In my previous post I showed how to use progressive generative adversarial networks (pGANs) for image synthesis. In this post I show how to use styleGANs on larger images to create customizable images of watches. Additionally, I show how to apply styleGAN on custom data.
The StyleGAN paper has been released just a few months ago (1.Jan 2019) and shows some major improvements to previous generative adversarial networks. Instead of just repeating, what others already explained in a detailed and easy-to-understand way, I refer to this article.
In short, the styleGAN architecture allows to control the style of generated examples inside image synthesis network. That means that it is possible to adjust high level styles (w) of an image, by applying different vectors from W space. Furthermore, it is possible to transfer a style from one generated image to another. These styles are mapped to the generator LOD (level of detail) sub-networks, which means the effect of these styles are varying from coarse to fine.
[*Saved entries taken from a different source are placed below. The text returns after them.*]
# juanmc2005/diart

Measured on AMD Instinct MI355X. Metric: real-time-factor xRT streams/GPU @500ms step, higher is better.
Workload: dtype f16x3

## Files before the change

### diart_amd/csrc/k_mlp_head.hip

```cpp
#include "dz_common.h"

namespace {

typedef _Float16 f16x8 __attribute__((ext_vector_type(8)));
typedef _Float16 f16x4 __attribute__((ext_vector_type(4)));
typedef float f32x16 __attribute__((ext_vector_type(16)));

constexpr int PLANE = 128 * 64;
constexpr int R0 = 0, R1 = 8 * PLANE;
constexpr int M1_PITCH = 129;
constexpr int PAR = R1 + 128 * M1_PITCH * 4 + 64;
constexpr int PAR_B0 = 0, PAR_B1 = 128, PAR_CW = 256, PAR_CB = 256 + 8 * 128;
constexpr size_t LDS_BYTES = PAR + (PAR_CB + 8) * sizeof(float);
constexpr float LO_UNSCALE = 1.f / 2048.f;

__device__ __forceinline__ float leaky(float v) { return v > 0.f ? v : v * DZ_LEAKY_SLOPE; }

__global__ __launch_bounds__(256) void mlp_head_kernel(DzMlpHead p) {
    extern __shared__ __attribute__((aligned(16))) char smem[];
    const int tid = threadIdx.x;
    const int w = __builtin_amdgcn_readfirstlane(tid >> 6), l = tid & 63;
    const int t0 = blockIdx.x * 128;

    float* par = reinterpret_cast<float*>(smem + PAR);
    if (tid < 128) {
        par[PAR_B0 + tid] = p.b0[tid];
        par[PAR_B1 + tid] = p.b1[tid];
    }
    for (int i = tid; i < p.classes * 128; i += 256) par[PAR_CW + i] = p.cw[i];
    if (tid < p.classes) par[PAR_CB + tid] = p.cb[tid];

    const bool isB = w >= 2;
    const int lo = w & 1;
    const unsigned short* A = reinterpret_cast<const unsigned short*>(p.Xsplit);
    const unsigned short* W0 = reinterpret_cast<const unsigned short*>(p.W0split);
    const unsigned short* W1 = reinterpret_cast<const unsigned short*>(p.W1split);
    const unsigned short* src = isB ? W0 + (long long)lo * 128 * 256 : A + (long long)lo * p.xplane;
    const unsigned nbytes = (unsigned)((isB ? 128ll : (long long)p.rows) * 256 * 2);
    const __amdgpu_buffer_rsrc_t rsrc = __builtin_amdgcn_make_buffer_rsrc((void*)src, 0, nbytes, 0x00020000);
    const int chunk = ((l & 3) ^ ((l >> 4) & 3)) << 4;
    const int voff0 = ((isB ? 0 : t0) + (l >> 2)) * 64 + chunk;
    const int kb_bytes = (isB ? 128 : p.rows) * 64;
    auto issue0 = [&](int kt, int stage) {
        char* dst = smem + R0 + stage * 4 * PLANE + w * PLANE;
#pragma unroll
        for (int i = 0; i < 8; ++i)
            __builtin_amdgcn_raw_ptr_buffer_load_lds(
                rsrc, (__attribute__((address_space(3))) void*)(dst + i * 1024), 16, voff0 + i * 1024, kt * kb_bytes, 0, 0);
    };
    const __amdgpu_buffer_rsrc_t rs1 = __builtin_amdgcn_make_buffer_rsrc((void*)W1, 0, 2u * 128 * 128 * 2, 0x00020000);
    auto issue1 = [&]() {
        const int voff1 = (l >> 2) * 64 + chunk;
#pragma unroll
        for (int pl = 0; pl < 2; ++pl)
#pragma unroll
            for (int i = 0; i < 8; ++i)
                __builtin_amdgcn_raw_ptr_buffer_load_lds(
                    rs1, (__attribute__((address_space(3))) void*)(smem + R0 + w * 2 * PLANE + pl * PLANE + i * 1024), 16,
                    voff1 + i * 1024 + pl * (128 * 128 * 2), w * (128 * 64), 0, 0);
    };

    const int li = l & 31, g = l >> 5;
    const int wm = w >> 1, wn = w & 1;
    const int sw = (li >> 2) & 3;
    int foff[2];
#pragma unroll
    for (int ks = 0; ks < 2; ++ks) foff[ks] = li * 64 + (((2 * ks + g) ^ sw) << 4);
    f32x16 accm[2][2], accx[2][2];
    auto zero = [&]() {
#pragma unroll
        for (int mt = 0; mt < 2; ++mt)
#pragma unroll
            for (int nt = 0; nt < 2; ++nt)
#pragma unroll
                for (int r = 0; r < 16; ++r) accm[mt][nt][r] = accx[mt][nt][r] = 0.f;
    };
    auto compute = [&](const char* a_hi, const char* b_hi) {
        const char* sa = a_hi + (wm * 64) * 64;
        const char* sb = b_hi + (wn * 64) * 64;
#pragma unroll
        for (int ks = 0; ks < 2; ++ks) {
            f16x8 ah[2], al[2], bh[2], bl[2];
#pragma unroll
            for (int t = 0; t < 2; ++t) {
                ah[t] = *reinterpret_cast<const f16x8*>(sa + t * 2048 + foff[ks]);
                al[t] = *reinterpret_cast<const f16x8*>(sa + PLANE + t * 2048 + foff[ks]);
                bh[t] = *reinterpret_cast<const f16x8*>(sb + t * 2048 + foff[ks]);
                bl[t] = *reinterpret_cast<const f16x8*>(sb + PLANE + t * 2048 + foff[ks]);
            }
#pragma unroll
            for (int mt = 0; mt < 2; ++mt)
#pragma unroll
                for (int nt = 0; nt < 2; ++nt) {
                    accx[mt][nt] = __builtin_amdgcn_mfma_f32_32x32x16_f16(bh[nt], al[mt], accx[mt][nt], 0, 0, 0);
                    accm[mt][nt] = __builtin_amdgcn_mfma_f32_32x32x16_f16(bh[nt], ah[mt], accm[mt][nt], 0, 0, 0);
                    accx[mt][nt] = __builtin_amdgcn_mfma_f32_32x32x16_f16(bl[nt], ah[mt], accx[mt][nt], 0, 0, 0);
                }
        }
    };

    zero();
    issue0(0, 0);
    for (int kt = 0; kt < 8; ++kt) {
        asm volatile("s_waitcnt vmcnt(0) lgkmcnt(0)\n\ts_barrier" ::: "memory");
        if (kt + 1 < 8) issue0(kt + 1, (kt + 1) & 1);
        const char* st = smem + R0 + (kt & 1) * 4 * PLANE;
        compute(st, st + 2 * PLANE);
    }
    asm volatile("s_waitcnt lgkmcnt(0)\n\ts_barrier" ::: "memory");
    issue1();

    float amax = 0.f;
#pragma unroll
    for (int mt = 0; mt < 2; ++mt) {
        const int row = wm * 64 + mt * 32 + li;
#pragma unroll
        for (int nt = 0; nt < 2; ++nt)
#pragma unroll
            for (int k = 0; k < 4; ++k) {
                const int n = wn * 64 + nt * 32 + 8 * k + 4 * g;
                const f32x4 bv = *reinterpret_cast<const f32x4*>(par + PAR_B0 + n);
                f32x4 v;
#pragma unroll
                for (int e = 0; e < 4; ++e) {
                    float x = leaky((accm[mt][nt][4 * k + e] + accx[mt][nt][4 * k + e] * LO_UNSCALE) + bv[e]);
                    amax = fmaxf(amax, fabsf(x));
                    v[e] = __builtin_amdgcn_fmed3f(x, -65504.f, 65504.f);
                }
                const f16x4 hi = __builtin_convertvector(v, f16x4);
                const f16x4 lo4 = __builtin_convertvector((v - __builtin_convertvector(hi, f32x4)) * 2048.f, f16x4);
                char* d = smem + R1 + (wn * 2 + nt) * 2 * PLANE + row * 64 + ((k ^ ((row >> 2) & 3)) << 4) + 8 * g;
                *reinterpret_cast<f16x4*>(d) = hi;
                *reinterpret_cast<f16x4*>(d + PLANE) = lo4;
            }
    }
    dz_flag_range(p.oflag, amax);

    zero();
    asm volatile("s_waitcnt vmcnt(0) lgkmcnt(0)\n\ts_barrier" ::: "memory");
#pragma unroll
    for (int kt = 0; kt < 4; ++kt) compute(smem + R1 + kt * 2 * PLANE, smem + R0 + kt * 2 * PLANE);
    asm volatile("s_waitcnt lgkmcnt(0)\n\ts_barrier" ::: "memory");

    float* m1 = reinterpret_cast<float*>(smem + R1);
#pragma unroll
    for (int mt = 0; mt < 2; ++mt) {
        const int row = wm * 64 + mt * 32 + li;
#pragma unroll
        for (int nt = 0; nt < 2; ++nt)
#pragma unroll
            for (int k = 0; k < 4; ++k) {
                const int n = wn * 64 + nt * 32 + 8 * k + 4 * g;
                const f32x4 bv = *reinterpret_cast<const f32x4*>(par + PAR_B1 + n);
#pragma unroll
                for (int e = 0; e < 4; ++e)
                    m1[row * M1_PITCH + n + e] =
                        leaky((accm[mt][nt][4 * k + e] + accx[mt][nt][4 * k + e] * LO_UNSCALE) + bv[e]);
            }
    }
    __syncthreads();

    const int t = t0 + tid;
    if (tid < 128 && t < p.rows) {
        const float* x = m1 + tid * M1_PITCH;
        float lg[8];
        for (int c = 0; c < p.classes; ++c) {
            float acc = 0.f;
            const float* wc = par + PAR_CW + c * 128;
#pragma unroll 8
            for (int k = 0; k < 128; ++k) acc = fmaf(x[k], wc[k], acc);
            lg[c] = acc + par[PAR_CB + c];
        }
        float s[8];
        dz_seg_decide(lg, p.classes, p.K, p.powerset, s);
        const int b = t / p.F, f = t - b * p.F;
        if (p.wave_mom && dz_ws_bad(p.wave_mom, b))
            for (int k = 0; k < p.K; ++k) s[k] = __builtin_nanf("");
        for (int k = 0; k < p.K; ++k) p.seg[(long long)t * p.K + k] = s[k];
        if (p.wout) {
            float wv[8];
            dz_osp_frame(s, p.K, p.gamma, p.beta, wv);
            for (int k = 0; k < p.K; ++k) p.wout[((long long)b * p.K + k) * p.F + f] = wv[k];
        }
    }
}

}

int dz_launch_mlp_head(const DzMlpHead& p_in, hipStream_t st) {
    DzMlpHead p = p_in;
    if (!p.oflag) p.oflag = dz_cur_oflag;
    DZ_REQUIRE(p.Xsplit && p.W0split && p.W1split && p.b0 && p.b1 && p.cw && p.cb && p.seg, "mlp_head: NULL argument");
    DZ_REQUIRE(p.rows > 0 && p.F > 0 && p.rows % p.F == 0, "mlp_head: %d rows are not whole chunks of %d frames", p.rows, p.F);
    DZ_REQUIRE(p.classes >= 1 && p.classes <= 8 && p.K >= 1 && p.K <= 8 && (p.powerset || p.K == p.classes),
               "mlp_head: classes %d / speakers %d", p.classes, p.K);
    DZ_REQUIRE((long long)p.rows * 256 * 2 < (1ll << 31), "mlp_head: plane exceeds the buffer range");
    DZ_REQUIRE(p.xplane == (long long)p.rows * 256, "mlp_head: kb-major input planes of exactly `rows` rows (xplane = rows * 256)");
    static DzAttrOnce attr_once;
    DZ_HIP(attr_once.raise((const void*)mlp_head_kernel, (int)LDS_BYTES));
    DZ_LAUNCH(mlp_head_kernel, dim3((p.rows + 127) / 128), dim3(256), LDS_BYTES, st, p);
    DZ_HIP(hipGetLastError());
    return 0;
}
```

Measured before the change: 33650.

## Deepen MLP head load pipeline to four stages and parallelize classifier

The K-loop staging goes from double buffering to a four-slot ring with three tile loads in flight. Partial vmcnt waits let compute overlap several outstanding buffer-to-LDS loads, and the extra stages reuse LDS that the later m1 buffer occupies. The final classifier dot products now use all 256 threads, each computing four classes per frame with vectorized weight reads. Logits pass through shared memory, which costs an extra barrier, and weights are zero-padded to 8 classes.

```diff
diff --git a/diart_amd/csrc/k_mlp_head.hip b/diart_amd/csrc/k_mlp_head.hip
--- a/diart_amd/csrc/k_mlp_head.hip
+++ b/diart_amd/csrc/k_mlp_head.hip
@@ -27,7 +27,7 @@
         par[PAR_B0 + tid] = p.b0[tid];
         par[PAR_B1 + tid] = p.b1[tid];
     }
-    for (int i = tid; i < p.classes * 128; i += 256) par[PAR_CW + i] = p.cw[i];
+    for (int i = tid; i < 8 * 128; i += 256) par[PAR_CW + i] = i < p.classes * 128 ? p.cw[i] : 0.f;
     if (tid < p.classes) par[PAR_CB + tid] = p.cb[tid];
 
     const bool isB = w >= 2;
@@ -100,11 +100,15 @@
     };
 
     zero();
-    issue0(0, 0);
+#pragma unroll
+    for (int s = 0; s < 3; ++s) issue0(s, s);
+#pragma unroll 1
     for (int kt = 0; kt < 8; ++kt) {
-        asm volatile("s_waitcnt vmcnt(0) lgkmcnt(0)\n\ts_barrier" ::: "memory");
-        if (kt + 1 < 8) issue0(kt + 1, (kt + 1) & 1);
-        const char* st = smem + R0 + (kt & 1) * 4 * PLANE;
+        if (kt < 6) asm volatile("s_waitcnt vmcnt(16) lgkmcnt(0)\n\ts_barrier" ::: "memory");
+        else if (kt == 6) asm volatile("s_waitcnt vmcnt(8) lgkmcnt(0)\n\ts_barrier" ::: "memory");
+        else asm volatile("s_waitcnt vmcnt(0) lgkmcnt(0)\n\ts_barrier" ::: "memory");
+        if (kt + 3 < 8) issue0(kt + 3, (kt + 3) & 3);
+        const char* st = smem + R0 + (kt & 3) * 4 * PLANE;
         compute(st, st + 2 * PLANE);
     }
     asm volatile("s_waitcnt lgkmcnt(0)\n\ts_barrier" ::: "memory");
@@ -160,17 +164,33 @@
     }
     __syncthreads();
 
+    {
+        const int fr = tid & 127, c0 = (tid >> 7) * 4;
+        const float* x = m1 + fr * M1_PITCH;
+        const float* wc = par + PAR_CW + c0 * 128;
+        float acc[4] = {0.f, 0.f, 0.f, 0.f};
+#pragma unroll 2
+        for (int k = 0; k < 128; k += 4) {
+            float xk[4];
+#pragma unroll
+            for (int j = 0; j < 4; ++j) xk[j] = x[k + j];
+#pragma unroll
+            for (int c = 0; c < 4; ++c) {
+                const f32x4 wv = *reinterpret_cast<const f32x4*>(wc + c * 128 + k);
+#pragma unroll
+                for (int j = 0; j < 4; ++j) acc[c] = fmaf(xk[j], wv[j], acc[c]);
+            }
+        }
+        float* lgs = reinterpret_cast<float*>(smem + R0) + fr * 9;
+#pragma unroll
+        for (int c = 0; c < 4; ++c)
+            if (c0 + c < p.classes) lgs[c0 + c] = acc[c] + par[PAR_CB + c0 + c];
+    }
+    __syncthreads();
     const int t = t0 + tid;
     if (tid < 128 && t < p.rows) {
-        const float* x = m1 + tid * M1_PITCH;
         float lg[8];
-        for (int c = 0; c < p.classes; ++c) {
-            float acc = 0.f;
-            const float* wc = par + PAR_CW + c * 128;
-#pragma unroll 8
-            for (int k = 0; k < 128; ++k) acc = fmaf(x[k], wc[k], acc);
-            lg[c] = acc + par[PAR_CB + c];
-        }
+        for (int c = 0; c < p.classes; ++c) lg[c] = reinterpret_cast<const float*>(smem + R0)[tid * 9 + c];
         float s[8];
         dz_seg_decide(lg, p.classes, p.K, p.powerset, s);
         const int b = t / p.F, f = t - b * p.F;
```

Result: no change. 33820, median of 6 (+0.5%).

The styleGAN paper used the Flickr-Faces-HQ dataset and produces artificial human faces, where the style can be interpreted as pose, shape and colorization of the image. The results of the paper had some media attention through the website: www.thispersondoesnotexist.com.
StyleGAN on watches
I used the styleGAN architecture on 110.810 images of watches (1024×1024 ) from chrono24. The network has seen 15 million images in almost one month of training with a RTX 2080 Ti. Results are much more detailed then in my previous post (besides the increased resolution) and the learned styles are comparable to the paper results. These images are not curated, so its simply what the GAN produces.
Now lets take a look at the style transfer from one generated image to another:
Run styleGAN on your own image data set
- First of all clone the git repository to your local machine
- Make sure to install all the requirements mentioned in the readme.md file (at least 8GB GPU memory required)
- Put all your images into a directory e.g. “E:/image_data” (alternatively you have to change some lines of code in the dataset_tool.py)
- navigate to the repository and run “python create_from_images datasets/mydata_tfrecord E:/image_data”. Mydata_tfrecord it the target folder, make sure to have enough disk space (in my case 50x the size of the source images)
- configure your generated dataset in train.py by adding:
desc += '-custom';
dataset = EasyDict(tfrecord_dir='mydata_tfrecord');
train.mirror_augment = False;
- comment or un-comment the configs, the most of them are self-explaining: important ones: number of GPUs, minibatch_dict (batch_size for each LOD)
- run the train.py with python and check the results directory for samples that will be generated from time to time
- In case the training crashes, you can resume the training by changing the params in training_loop.py, it will restart the training and create a new run
resume_run_id = 24,
resume_snapshot = None,
resume_kimg = 11160.0,